## TASK STATEMENT
With the records below as your source, retype each line exactly from the top down to the line that contains "const int4 rec = node_rec[seed];", and include that line.

## DATA SUPPLIED
__global__ void __launch_bounds__(kEmitThreads) bfs_emit_kernel(
    const int32_t *__restrict__ idx, const int32_t *__restrict__ start_len,
    const int4 *__restrict__ node_rec, const int2 *__restrict__ erec,
    const int32_t *__restrict__ seeds, const int32_t *__restrict__ cluster_offsets, int n_cluster,
    int32_t *owner_g, int32_t *cluster_idxs, int32_t *stats, int skip_above, int only_above,
    const int32_t *gate ,
    int thin_mode ) {
  const bool thin_on = thin_mode != 0, thin_prefetch = thin_mode == 2;
  if (gate != nullptr && SG_LD(gate) == 0) return;
  __shared__ int lds_scan[kEmitWaves];
  __shared__ int own_lds[kOwnCap];
  __shared__ int f_st[2][kFrontChunk], f_ln[2][kFrontChunk];
  __shared__ int f_eb[kFrontChunk], f_wc[kFrontChunk];
  __shared__ unsigned short ebuf[kE2];
  __shared__ int e_st[kE2], e_g[kE2];
  __shared__ unsigned short e_ln[kE2];
  __shared__ int pf_sink[kEmitThreads];
  __shared__ unsigned char thin_map[kThinEdges];
  __shared__ int thin_state[8];
  const int wave = threadIdx.x >> 6, lane = threadIdx.x & 63;
  const unsigned pf_dst = __builtin_amdgcn_readfirstlane(
      static_cast<unsigned>(reinterpret_cast<uintptr_t>(pf_sink + wave * 64)));
  static_assert(sizeof(int2) == 8, "edge records are 8 bytes: 16 per 128-byte line");
  for (int c = blockIdx.x; c < n_cluster; c += gridDim.x) {
    const int seed = seeds[c];
    const int off = cluster_offsets[c];
    const int size = cluster_offsets[c + 1] - off;
    if (size > skip_above || size <= only_above) continue;
    const bool own_in_lds = size <= kOwnCap;
    int32_t *Q = cluster_idxs + 2LL * off;
    if (own_in_lds)
      for (int i = threadIdx.x; i < size; i += kEmitThreads) own_lds[i] = 0x7fffffff;
    __syncthreads();
    if (threadIdx.x == 0) {
      const int4 rec = node_rec[seed];
      SG_ST(&Q[0], c);
      SG_ST(&Q[1], seed);
      if (own_in_lds) own_lds[rec.y] = -1; else SG_ST(&owner_g[seed], -1);
      f_st[0][0] = rec.z;
      f_ln[0][0] = rec.w;
    }
    asm volatile("s_waitcnt vmcnt(0)" ::: "memory");
    __syncthreads();
    auto rec2 = [&](int v) -> int2 { return *reinterpret_cast<const int2 *>(node_rec + v); };
    auto claim = [&](int v, int pos) {
      const int2 ll = rec2(v);
      if (ll.x != seed) return;
      if (own_in_lds) { if (own_lds[ll.y] > pos) atomicMin(&own_lds[ll.y], pos); }
      else if (SG_LD(&owner_g[v]) > pos) atomicMin(&owner_g[v], pos);
    };
    auto owner_of = [&](int v) -> int {
      const int2 ll = rec2(v);
      if (ll.x != seed) return -2;
      return own_in_lds ? own_lds[ll.y] : SG_LD(&owner_g[v]);
    };
    auto mark_done = [&](int v) {
      if (own_in_lds) own_lds[rec2(v).y] = -1; else SG_ST(&owner_g[v], -1);
    };
    int head = 0, tail = 1;
    int n_fast = 0, n_gen = 0, sum_e = 0, max_l = 0;
    int conv_lo = -1;
    auto convert_pending = [&]() {
      if (conv_lo < 0) return;
      for (int o = conv_lo + threadIdx.x; o < tail; o += kEmitThreads)
        SG_ST(&Q[2 * o + 1], idx[SG_LD(&Q[2 * o + 1])]);
      conv_lo = -1;
      asm volatile("s_waitcnt vmcnt(0)" ::: "memory");
      __syncthreads();
    };
    int cur = 0;
    bool in_lds = true;
    bool thin_ok = thin_on;
    while (head < tail) {
      const int L = tail - head;
      if (thin_ok && own_in_lds && in_lds && L <= 64) {
        if (wave == 0) {
          int h = head, t = tail, cu = cur, cl = conv_lo, levels = 0, edges = 0;
          while (true) {
            const int Lw = t - h;
            if (Lw <= 0 || Lw > 64) break;
            const int ln = lane < Lw ? f_ln[cu][lane] : 0;
            const int incl = wave_incl_scan(ln);
            const int E = __builtin_amdgcn_readlane(incl, 63);
            if (E > kThinEdges) break;
            const int eb = incl - ln;
            if (lane < Lw) f_eb[lane] = eb;
            for (int q = 0; q < Lw; ++q) {
              const int ln_q = __builtin_amdgcn_readlane(ln, q), eb_q = __builtin_amdgcn_readlane(eb, q);
              for (int p = lane; p < ln_q; p += 64) thin_map[eb_q + p] = static_cast<unsigned char>(q);
            }
            int2 r[kThinIter];
            int g[kThinIter];
#pragma unroll
            for (int j = 0; j < kThinIter; ++j) {
              const int e = j * 64 + lane;
              g[j] = 0;
              r[j] = make_int2(0xffff, 0);
              if (e < E) {
                const int q = thin_map[e];
                g[j] = f_st[cu][q] + (e - f_eb[q]);
                r[j] = erec[g[j]];
              }
            }
#pragma unroll
            for (int j = 0; j < kThinIter; ++j) {
              const int e = j * 64 + lane;
              const int slot = r[j].x & 0xffff;
              if (e < E && slot != 0xffff) {
                const int cur_owner = own_lds[slot];
                if (cur_owner > e) atomicMin(&own_lds[slot], e);
                if (thin_prefetch && cur_owner >= 0) {
                  const int tl = r[j].x >> 16;
                  const char *first = reinterpret_cast<const char *>(erec + r[j].y);
                  const char *last = reinterpret_cast<const char *>(erec + r[j].y + max(tl, 1) - 1);
                  const uintptr_t l0 = reinterpret_cast<uintptr_t>(first) & ~static_cast<uintptr_t>(127);
                  const int nlines = static_cast<int>(((reinterpret_cast<uintptr_t>(last) & ~static_cast<uintptr_t>(127)) - l0) >> 7) + 1;
                  for (int k = 0; k < 4; ++k)
                    if (k < nlines) lds_prefetch_b32(reinterpret_cast<const void *>(l0 + 128u * k), pf_dst);
                }
              }
            }
            const int nxt = cu ^ 1;
            int t_new = 0;
#pragma unroll
            for (int j = 0; j < kThinIter; ++j) {
              const int e = j * 64 + lane;
              const int slot = r[j].x & 0xffff;
              const bool win = e < E && slot != 0xffff && own_lds[slot] == e;
              const uint64_t bal = __ballot(win);
              if (win) {
                const int oo = t_new + mask_prefix(bal);
                SG_ST(&Q[2 * (t + oo)], c);
                SG_ST(&Q[2 * (t + oo) + 1], g[j]);
                f_st[nxt][oo] = r[j].y;
                f_ln[nxt][oo] = r[j].x >> 16;
                own_lds[slot] = -1;
              }
              t_new += __popcll(bal);
            }
            if (cl < 0 && t_new > 0) cl = t;
            h = t;
            t += t_new;
            cu = nxt;
            ++levels;
            edges += E;
          }
          asm volatile("s_waitcnt vmcnt(0)" ::: "memory");
          if (lane == 0) {
            thin_state[0] = h; thin_state[1] = t; thin_state[2] = cu; thin_state[3] = cl;
            thin_state[4] = levels; thin_state[5] = edges;
          }
        }
        __syncthreads();
        const int levels = thin_state[4];
        head = thin_state[0];
        tail = thin_state[1];
        cur = thin_state[2];
        conv_lo = thin_state[3];
        n_fast += levels;
        sum_e += thin_state[5];
        max_l = max(max_l, L);
        __syncthreads();
        in_lds = true;
        thin_ok = false;
        if (levels > 0) continue;
      }
      thin_ok = thin_on;
      int E = -1;
      if (in_lds && L <= kFrontChunk) {
        int carry = 0;
        for (int b0 = 0; b0 < L; b0 += kEmitThreads) {
          const int q = b0 + threadIdx.x;
          const int ln = q < L ? f_ln[cur][q] : 0;
          int tot;
          const int ex = wg_excl_scan(ln, lds_scan, &tot);
          if (q < L) f_eb[q] = carry + ex;
          carry += tot;
        }
        __syncthreads();
        E = carry;
      }
      if (E >= 0 && E <= kE2) {
        ++n_fast; sum_e += E; max_l = max(max_l, L);
        for (int e = threadIdx.x; e < E; e += kEmitThreads) {
          int lo = 0, hi = L;
          while (hi - lo > 1) {
            const int mid = (lo + hi) >> 1;
            if (f_eb[mid] <= e) lo = mid; else hi = mid;
          }
          const int g = f_st[cur][lo] + (e - f_eb[lo]);
          const int2 r = erec[g];
          const unsigned short slot = static_cast<unsigned short>(r.x & 0xffff);
          ebuf[e] = slot;
          e_g[e] = g;
          e_st[e] = r.y;
          e_ln[e] = static_cast<unsigned short>(r.x >> 16);
          if (slot != 0xffffu) {
            if (own_in_lds) {
              const int cur_owner = own_lds[slot];
              if (cur_owner > e) atomicMin(&own_lds[slot], e);
              if (cur_owner >= 0) {
                const int tl = r.x >> 16;
                const char *first = reinterpret_cast<const char *>(erec + r.y);
                const char *last = reinterpret_cast<const char *>(erec + r.y + max(tl, 1) - 1);
                const uintptr_t l0 = reinterpret_cast<uintptr_t>(first) & ~static_cast<uintptr_t>(127);
                const int nlines = static_cast<int>(((reinterpret_cast<uintptr_t>(last) & ~static_cast<uintptr_t>(127)) - l0) >> 7) + 1;
                for (int j = 0; j < 4; ++j)
                  if (j < nlines) lds_prefetch_b32(reinterpret_cast<const void *>(l0 + 128u * j), pf_dst);
              }
            } else {
              const int v = idx[g];
              if (SG_LD(&owner_g[v]) > e) atomicMin(&owner_g[v], e);
            }
          }
        }
        if (!own_in_lds) asm volatile("s_waitcnt vmcnt(0)" ::: "memory");
        __syncthreads();
        const int nxt = cur ^ 1;
        int t_new = 0;
        for (int b0 = 0; b0 < E; b0 += kEmitThreads) {
          const int e = b0 + threadIdx.x;
          unsigned short slot = 0xffffu;
          bool win = false;
          int v = 0;
          if (e < E) {
            slot = ebuf[e];
            if (slot != 0xffffu) {
              if (own_in_lds) {
                win = own_lds[slot] == e;
              } else {
                v = idx[e_g[e]];
                win = SG_LD(&owner_g[v]) == e;
              }
            }
          }
          int tot;
          const int oo = t_new + wg_excl_scan(win ? 1 : 0, lds_scan, &tot);
          if (win) {
            SG_ST(&Q[2 * (tail + oo)], c);
            SG_ST(&Q[2 * (tail + oo) + 1], e_g[e]);
            if (oo < kFrontChunk) {
              f_st[nxt][oo] = e_st[e];
              f_ln[nxt][oo] = e_ln[e];
            }
            if (own_in_lds) own_lds[slot] = -1; else SG_ST(&owner_g[v], -1);
          }
          t_new += tot;
        }
        if (conv_lo < 0 && t_new > 0) conv_lo = tail;
        if (!own_in_lds) asm volatile("s_waitcnt vmcnt(0)" ::: "memory");
        __syncthreads();
        head = tail;
        tail += t_new;
        cur = nxt;
        in_lds = t_new <= kFrontChunk;
        continue;
      }
      ++n_gen; max_l = max(max_l, L);
      convert_pending();
      auto stage = [&](int ch, int carry_in) -> int {
        const int q0 = ch * kFrontChunk, cnt = min(kFrontChunk, L - q0);
        int carry = carry_in;
        for (int b0 = 0; b0 < cnt; b0 += kEmitThreads) {
          const int q = b0 + threadIdx.x;
          int ln = 0;
          if (q < cnt) {
            const int4 rec = node_rec[SG_LD(&Q[2 * (head + q0 + q) + 1])];
            f_st[0][q] = rec.z;
            ln = rec.w;
            f_ln[0][q] = ln;
          }
          int tot;
          const int ex = wg_excl_scan(ln, lds_scan, &tot);
          if (q < cnt) f_eb[q] = carry + ex;
          carry += tot;
        }
        __syncthreads();
        return carry;
      };
      const int n_chunks = (L + kFrontChunk - 1) / kFrontChunk;
      int carry = 0;
      for (int ch = 0; ch < n_chunks; ++ch) {
        carry = stage(ch, carry);
        const int cnt = min(kFrontChunk, L - ch * kFrontChunk);
        for (int q = wave; q < cnt; q += kEmitWaves) {
          const int st = f_st[0][q], ln = f_ln[0][q], base = f_eb[q];
          for (int p = lane; p < ln; p += 64) claim(idx[st + p], base + p);
        }
        __syncthreads();
      }
      asm volatile("s_waitcnt vmcnt(0)" ::: "memory");
      __syncthreads();
      int appended = 0;
      carry = 0;
      for (int ch = 0; ch < n_chunks; ++ch) {
        carry = stage(ch, carry);
        const int cnt = min(kFrontChunk, L - ch * kFrontChunk);
        for (int q = wave; q < cnt; q += kEmitWaves) {
          const int st = f_st[0][q], ln = f_ln[0][q], base = f_eb[q];
          int wins = 0;
          for (int p0 = 0; p0 < ln; p0 += 64) {
            const int p = p0 + lane;
            wins += __popcll(__ballot(p < ln && owner_of(idx[st + p]) == base + p));
          }
          if (lane == 0) f_wc[q] = wins;
        }
        __syncthreads();
        int chunk_new = 0;
        for (int b0 = 0; b0 < cnt; b0 += kEmitThreads) {
          const int q = b0 + threadIdx.x;
          const int w_ = q < cnt ? f_wc[q] : 0;
          int tot;
          const int ex = wg_excl_scan(w_, lds_scan, &tot);
          if (q < cnt) f_wc[q] = chunk_new + ex;
          chunk_new += tot;
        }
        __syncthreads();
        for (int q = wave; q < cnt; q += kEmitWaves) {
          const int st = f_st[0][q], ln = f_ln[0][q], base = f_eb[q];
          int obase = tail + appended + f_wc[q];
          for (int p0 = 0; p0 < ln; p0 += 64) {
            const int p = p0 + lane;
            int v = 0;
            bool win = false;
            if (p < ln) {
              v = idx[st + p];
              win = owner_of(v) == base + p;
            }
            const uint64_t bal = __ballot(win);
            if (win) {
              const int o = obase + mask_prefix(bal);
              SG_ST(&Q[2 * o], c);
              SG_ST(&Q[2 * o + 1], v);
            }
            obase += __popcll(bal);
          }
        }
        appended += chunk_new;
        __syncthreads();
      }
      asm volatile("s_waitcnt vmcnt(0)" ::: "memory");
      __syncthreads();
      for (int o = tail + threadIdx.x; o < tail + appended; o += kEmitThreads)
        mark_done(SG_LD(&Q[2 * o + 1]));
      const bool keep = own_in_lds && appended <= kFrontChunk;
      if (keep)
        for (int o = threadIdx.x; o < appended; o += kEmitThreads) {
          const int4 rec = node_rec[SG_LD(&Q[2 * (tail + o) + 1])];
          f_st[0][o] = rec.z;
          f_ln[0][o] = rec.w;
        }
      asm volatile("s_waitcnt vmcnt(0)" ::: "memory");
      __syncthreads();
      head = tail;
      tail += appended;
      cur = 0;
      in_lds = keep;
    }
    convert_pending();
    if (stats && threadIdx.x == 0 && c < 256) {
      stats[c * 8 + 0] = size; stats[c * 8 + 1] = n_fast; stats[c * 8 + 2] = n_gen;
      stats[c * 8 + 3] = sum_e; stats[c * 8 + 4] = max_l;
    }
    __syncthreads();
  }
}
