template <bool kMaskL, bool kFused>
__device__ __forceinline__ void scan_task(const Batch &B, const DevParams &P, const Workspace &W, char *s_lds,
                                          const char *tab, uint32_t task, uint32_t lane, uint32_t wave,
                                          uint32_t laneoff)
{
    uint32_t b = 0;
    while (b + 1 < B.nbufs && task >= B.b[b + 1].task_base) ++b;
    const BufDesc &D = B.b[b];

    const uint64_t sl = B.scan_lane;
    const uint64_t ub = reinterpret_cast<uint64_t>(D.data);
    const uint64_t lo_ok = ub & ~15ull, hi_ok = (ub + D.len + 15) & ~15ull;
    const uint64_t seg0 = uint64_t(task - D.task_base) * 64u;
    if (seg0 * sl >= D.len) return;
    const int64_t s = int64_t((seg0 + lane) * sl);
    constexpr uint32_t kLead = 128u;
    const uint32_t T = uint32_t((sl + kLead + (ub & 15u) + kStage - 1u) / kStage);
    const uint64_t wb = ((ub + seg0 * sl) & ~15ull) - kLead;
    const uint64_t base = wb > lo_ok ? wb : lo_ok;
    const uint64_t limw = hi_ok - 16u - base;
    const uint32_t lim = limw > 0x7FFFFFFFull ? 0x7FFFFFFFu : uint32_t(limw);
    const uint32_t ring = uint32_t(reinterpret_cast<uintptr_t>(s_lds)) + kGearLdsBytes + wave * kStageBytes;
    static_assert(kStage == 64 && kL == 4, "pair staging: 64-B stages, one slot");
    const uint32_t half = lane >> 5;
    const uint32_t row = lane & 31u, swz = (row >> 1) & 7u;
    uint32_t offi[4];
    uint32_t om = 0;
#pragma unroll
    for (uint32_t j = 0; j < 4; ++j) {
        const uint32_t r = 8u * j + lane / 8u;
        const uint32_t k = (lane % 8u) ^ ((r >> 1) & 7u);
        const uint32_t o = uint32_t((((ub + (seg0 + r) * sl) & ~15ull) - kLead + 16u * k) - base);
        om = max(om, o);
        offi[j] = o - 1024u * j;
    }
    const uint64_t om0 = scan_wave_max(om);
    const uint64_t half_step = 32ull * sl;
    auto issue = [&](auto PC, uint32_t u, auto FC) {
        constexpr uint32_t Q = decltype(PC)::value;
        constexpr bool kFast = decltype(FC)::value;
        const uint64_t adv = uint64_t(kStage) * (u - Q) + (Q ? half_step : 0ull);
#ifdef CDC_DIAG_NO_DMA
        return;
#endif
        if (kFast || om0 + adv <= uint64_t(lim)) {
#ifdef CDC_DIAG_L2
            dma_stage_imm(lo_ok + ((base + adv - lo_ok) & 0x7FFF0ull), ring, offi);
#else
            dma_stage_imm(base + adv, ring, offi);
#endif
        } else {
            uint32_t eff[4];
#pragma unroll
            for (uint32_t j = 0; j < 4; ++j) eff[j] = min(offi[j] + 1024u * j + uint32_t(adv), lim);
            dma_stage(base, ring, eff);
        }
    };
    const char *rowp = s_lds + kGearLdsBytes + wave * kStageBytes + row * 128u;
    auto load_row = [&](uint4 (&first)[4], uint4 (&second)[4]) {
#ifdef CDC_DIAG_NO_ROW
        asm volatile("" : "+v"(first[0].x), "+v"(second[0].x));
        return;
#endif
#pragma unroll
        for (uint32_t g = 0; g < 4; ++g) first[g] = *reinterpret_cast<const uint4 *>(rowp + 16u * (g ^ swz));
#pragma unroll
        for (uint32_t g = 0; g < 4; ++g) second[g] = *reinterpret_cast<const uint4 *>(rowp + 16u * ((g + 4) ^ swz));
    };
    const uint32_t TT = T + 1;
    const int32_t lag = int32_t(kStage * half);
    const uint32_t vhi = to_vgpr(kFused ? P.fm_mi : kMaskL ? P.fl_hi : P.fs_hi);
    const uint32_t xlo = kMaskL ? P.fl_lo : P.fs_lo, xhi = kMaskL ? P.fl_hi : P.fs_hi;
    const int64_t rel0 = int64_t(((ub + uint64_t(s)) & ~15ull) - kLead) - int64_t(ub);
    using C0 = std::integral_constant<uint32_t, 0>;
    using C1 = std::integral_constant<uint32_t, 1>;
    using Gen = std::integral_constant<bool, false>;
    using Steady = std::integral_constant<bool, true>;

    uint4 A[4] = {}, Bv[4] = {};
#ifdef CDC_DIAG_WAITS
    uint64_t wsum = 0;
    uint32_t nrc = 0;
    const uint64_t tk0 = __builtin_amdgcn_s_memtime();
    const uint64_t rt0 = __builtin_amdgcn_s_memrealtime();
#endif
    static_assert(kLead >= 2 * kStage, "stage 0 must be pure warm-up for both halves");
    issue(C0{}, 0, Gen{});
    wait_vmcnt<0>();
    if (half == 0) load_row(A, Bv);
    asm volatile("s_waitcnt lgkmcnt(0)" ::: "memory");
    if (1 < TT) issue(C1{}, 1, Gen{});
    if (1 < TT) {
        wait_vmcnt<0>();
        if (half == 1) load_row(Bv, A);
        asm volatile("s_waitcnt lgkmcnt(0)" ::: "memory");
        if (2 < TT) issue(C0{}, 2, Gen{});
    }
    uint64_t gv[2][16];
#pragma unroll
    for (int k = 0; k < 16; ++k) gv[0][k] = lds_gear(tab, gear_addr(laneoff, word_of(Bv[0], k >> 2), k));
    uint64_t fp = 0;
    uint64_t rec = 0;
    uint64_t recL = 0;
    const int32_t rr0 = int32_t(rel0 - s) - lag;
    uint64_t *const qf = reinterpret_cast<uint64_t *>(s_lds + kGearLdsBytes + kS2Waves * kStageBytes + wave * kQBytes);
    uint32_t *const qm = reinterpret_cast<uint32_t *>(qf + kQCap);
    static_assert(kQCap == 64, "one flush pass: item j in lane j");
    uint32_t qn = 0;
    const char *const ftab = s_lds + kGearLdsBytes + kS2Waves * (kStageBytes + kQBytes);
    auto rgear = [&](const uint4 &d, int k) -> uint64_t {
        if constexpr (kFused)
            return lds_gear(ftab, __builtin_amdgcn_ubfe(word_of(d, k >> 2), uint32_t(k & 3) * 8u, 8u) << 3);
        else
            return lds_gear(tab, gear_addr(laneoff, word_of(d, k >> 2), k));
    };
    auto flush = [&]() {
        {
            const bool v = lane < qn;
            const uint32_t meta = qm[v ? lane : 0u];
            const uint32_t owner = meta >> 24;
            const int32_t r0 = int32_t(meta & 0xFFFFFFu) - 256;
            const int64_t so = int64_t((seg0 + owner) * sl);
            const int32_t ln = so < int64_t(D.len) ? int32_t(min(int64_t(sl), int64_t(D.len) - so)) : 0;
            const uint64_t a = ub + uint64_t(so + r0);
            auto clamp16 = [&](uint64_t x) { return min(max(x, lo_ok), hi_ok - 16u); };
            const uint4 d0 = gload16(clamp16(a)), d1 = gload16(clamp16(a + 16u));
            uint64_t f = 0;
            if constexpr (kFused) {
                uint4 dw[4];
#pragma unroll
                for (int h = 0; h < 4; ++h) dw[h] = gload16(clamp16(a - 64u + 16u * uint32_t(h)));
#pragma unroll
                for (int k = 0; k < 64; ++k) f = (f << 1) + rgear(dw[k >> 4], k & 15);
            } else {
                f = qf[v ? lane : 0u];
            }
            uint32_t miss = 0, missL = 0;
#pragma unroll
            for (int k = 0; k < 32; ++k) {
                f = (f << 1) + rgear(k < 16 ? d0 : d1, k & 15);
                miss |= min(key_of(f, xlo, xhi), 1u) << k;
                if constexpr (kFused) missL |= min(key_of(f, P.fm_llo, P.fm_lhi), 1u) << k;
            }
            const int32_t lo = r0 < 0 ? -r0 : 0, hi = ln - r0;
            uint32_t vm = lo >= 32 ? 0u : (0xFFFFFFFFu << lo);
            vm &= hi >= 32 ? 0xFFFFFFFFu : (hi <= 0 ? 0u : (1u << hi) - 1u);
            const uint32_t hm = v ? ~miss & vm : 0u;
            const uint32_t hmL = kFused && v ? ~missL & vm : 0u;
            uint64_t todo = __ballot(hm != 0 || hmL != 0);
            while (todo) {
                const int i = int(__builtin_ctzll(todo));
                todo &= todo - 1;
                const uint32_t o = uint32_t(__builtin_amdgcn_readlane(int(owner), i));
                const int32_t ri = __builtin_amdgcn_readlane(r0, i);
                uint32_t m = uint32_t(__builtin_amdgcn_readlane(int(hm), i));
                uint32_t mL = kFused ? uint32_t(__builtin_amdgcn_readlane(int(hmL), i)) : 0u;
                if (lane == o) {
                    for (; m; m &= m - 1) record_hit(rec, ri + int32_t(__builtin_ctz(m)));
                    if constexpr (kFused)
                        for (; mL; mL &= mL - 1) record_hit(recL, ri + int32_t(__builtin_ctz(mL)));
                }
            }
        }
        qn = 0;
    };
    uint64_t f0 = 0;
    uint32_t acc = 0xFFFFFFFFu;
    auto stage = [&](auto PC, auto SC, uint32_t t, uint4 (&cur_d)[4], uint4 (&nxt_d)[4]) {
        constexpr uint32_t Q = decltype(PC)::value;
        constexpr bool kSteady = decltype(SC)::value;
#pragma unroll
        for (uint32_t gi = 0; gi < kGroups; ++gi) {
            if (gi + 1 == kGroups && (kSteady || t + 1 < TT)) {
#ifdef CDC_DIAG_WAITS
                const uint64_t w0 = __builtin_amdgcn_s_memtime();
                wait_vmcnt<0>();
                wsum += __builtin_amdgcn_s_memtime() - w0;
#else
                wait_vmcnt<0>();
#endif
                if (half != Q) load_row(nxt_d, cur_d);
                asm volatile("" ::: "memory");
            }
            const uint4 nx = gi + 1 < kGroups ? cur_d[gi + 1] : nxt_d[0];
            uint64_t (&cg)[16] = gv[gi & 1];
            uint64_t (&ng)[16] = gv[(gi + 1) & 1];
            if ((gi & 1) == 0) {
                f0 = fp;
                acc = 0xFFFFFFFFu;
            }
#pragma unroll
            for (int q = 0; q < 4; ++q) {
#pragma unroll
                for (int k = 4 * q; k < 4 * q + 4; k += 2) {
                    const uint32_t a0 = gear_addr(laneoff, word_of(nx, k >> 2), k);
                    fp = (fp << 1) + cg[k];
                    ng[k] = lds_gear(tab, a0);
                    const uint32_t k0 = uint32_t(fp >> 32) & vhi;
                    const uint32_t a1 = gear_addr(laneoff, word_of(nx, (k + 1) >> 2), k + 1);
                    fp = (fp << 1) + cg[k + 1];
                    ng[k + 1] = lds_gear(tab, a1);
                    acc = umin3(acc, k0, uint32_t(fp >> 32) & vhi);
                    __builtin_amdgcn_sched_barrier(0);
                }
                __builtin_amdgcn_sched_barrier(0);
                if (q == 1 && gi + 1 == kGroups && (kSteady || t + 2 < TT)) {
                    asm volatile("s_waitcnt lgkmcnt(8)" ::: "memory");
                    issue(PC, t + 2, SC);
                    __builtin_amdgcn_sched_barrier(0);
                }
            }
            if (gi & 1) {
#ifndef CDC_DIAG_NO_RECHECK
                const uint64_t fm = __ballot(acc == 0);
#ifdef CDC_DIAG_WAITS
                nrc += fm ? 1u : 0u;
#endif
                if (fm) [[unlikely]] {
                    const uint32_t nq = uint32_t(__popcll(fm));
                    if (qn + nq > kQCap) flush();
                    if (acc == 0) {
                        const uint32_t idx =
                            qn + __builtin_amdgcn_mbcnt_hi(uint32_t(fm >> 32), __builtin_amdgcn_mbcnt_lo(uint32_t(fm), 0u));
                        const int32_t r0 = rr0 + int32_t(kStage * t + 16u * (gi - 1));
                        if constexpr (!kFused) qf[idx] = f0;
                        qm[idx] = uint32_t(r0 + 256) | (lane << 24);
                    }
                    qn += nq;
                }
#else
                rec += acc == 0 ? 1u : 0u;
#endif
            }
        }
    };
    if (1 < TT) stage(C1{}, Gen{}, 1, Bv, A);
    const int64_t room = int64_t(lim) - int64_t(om0) - int64_t(half_step);
    const int64_t tf = room >= 128 ? room / 64 - 1 : 0;
    const uint32_t t_steady = uint32_t(max<int64_t>(2, min<int64_t>(int64_t(TT) - 3, tf)));
    uint32_t t = 2;
    for (; t < t_steady; t += 2) {
        stage(C0{}, Steady{}, t, A, Bv);
        stage(C1{}, Steady{}, t + 1, Bv, A);
    }
    for (; t < TT; t += 2) {
        stage(C0{}, Gen{}, t, A, Bv);
        if (t + 1 < TT) stage(C1{}, Gen{}, t + 1, Bv, A);
    }
    if (qn) flush();
    if (s < int64_t(D.len)) (kMaskL ? W.runsL : W.runs)[64ull * D.task_base + seg0 + lane] = rec;
    if constexpr (kFused) {
        if (s < int64_t(D.len)) W.runsL[64ull * D.task_base + seg0 + lane] = recL;
        if (lane == 0) W.validL[task] = 1u;
    }
    if (!kMaskL && lane == 0) dbg_ts(B, kTsScan + 4 * blockIdx.x + 2 + (wave & 1));
#ifdef CDC_DIAG_WAITS
    if (lane == 0 && 8 * task + 7 < 8 * 16384) {
        uint64_t *o = g_ts + kTsRes + 8 * task;
        o[0] = wsum;
        o[1] = __builtin_amdgcn_s_memtime() - tk0;
        o[2] = rt0;
        o[3] = __builtin_amdgcn_s_memrealtime();
        o[4] = __builtin_amdgcn_s_getreg(4 | (0 << 6) | (31 << 11));
        o[5] = __builtin_amdgcn_s_getreg(20 | (0 << 6) | (15 << 11));
        o[6] = nrc;
        o[7] = wave;
    }
#endif
}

## COMPLETED EXERCISE
__global__ void __launch_bounds__(kEmitThreads) bfs_emit_kernel(
    const int32_t *__restrict__ idx, const int32_t *__restrict__ start_len,
    const int4 *__restrict__ node_rec, const int2 *__restrict__ erec,
    const int32_t *__restrict__ seeds, const int32_t *__restrict__ cluster_offsets, int n_cluster,
    int32_t *owner_g, int32_t *cluster_idxs, int32_t *stats, int skip_above, int only_above,
    const int32_t *gate ,
    int thin_mode ) {
  const bool thin_on = thin_mode != 0, thin_prefetch = thin_mode == 2;
  if (gate != nullptr && SG_LD(gate) == 0) return;
  __shared__ int lds_scan[kEmitWaves];
  __shared__ int own_lds[kOwnCap];
  __shared__ int f_st[2][kFrontChunk], f_ln[2][kFrontChunk];
  __shared__ int f_eb[kFrontChunk], f_wc[kFrontChunk];
  __shared__ unsigned short ebuf[kE2];
  __shared__ int e_st[kE2], e_g[kE2];
  __shared__ unsigned short e_ln[kE2];
  __shared__ int pf_sink[kEmitThreads];
  __shared__ unsigned char thin_map[kThinEdges];
  __shared__ int thin_state[8];
  const int wave = threadIdx.x >> 6, lane = threadIdx.x & 63;
  const unsigned pf_dst = __builtin_amdgcn_readfirstlane(
      static_cast<unsigned>(reinterpret_cast<uintptr_t>(pf_sink + wave * 64)));
  static_assert(sizeof(int2) == 8, "edge records are 8 bytes: 16 per 128-byte line");
  for (int c = blockIdx.x; c < n_cluster; c += gridDim.x) {
    const int seed = seeds[c];
    const int off = cluster_offsets[c];
    const int size = cluster_offsets[c + 1] - off;
    if (size > skip_above || size <= only_above) continue;
    const bool own_in_lds = size <= kOwnCap;
    int32_t *Q = cluster_idxs + 2LL * off;
    if (own_in_lds)
      for (int i = threadIdx.x; i < size; i += kEmitThreads) own_lds[i] = 0x7fffffff;
    __syncthreads();
    if (threadIdx.x == 0) {
      const int4 rec = node_rec[seed];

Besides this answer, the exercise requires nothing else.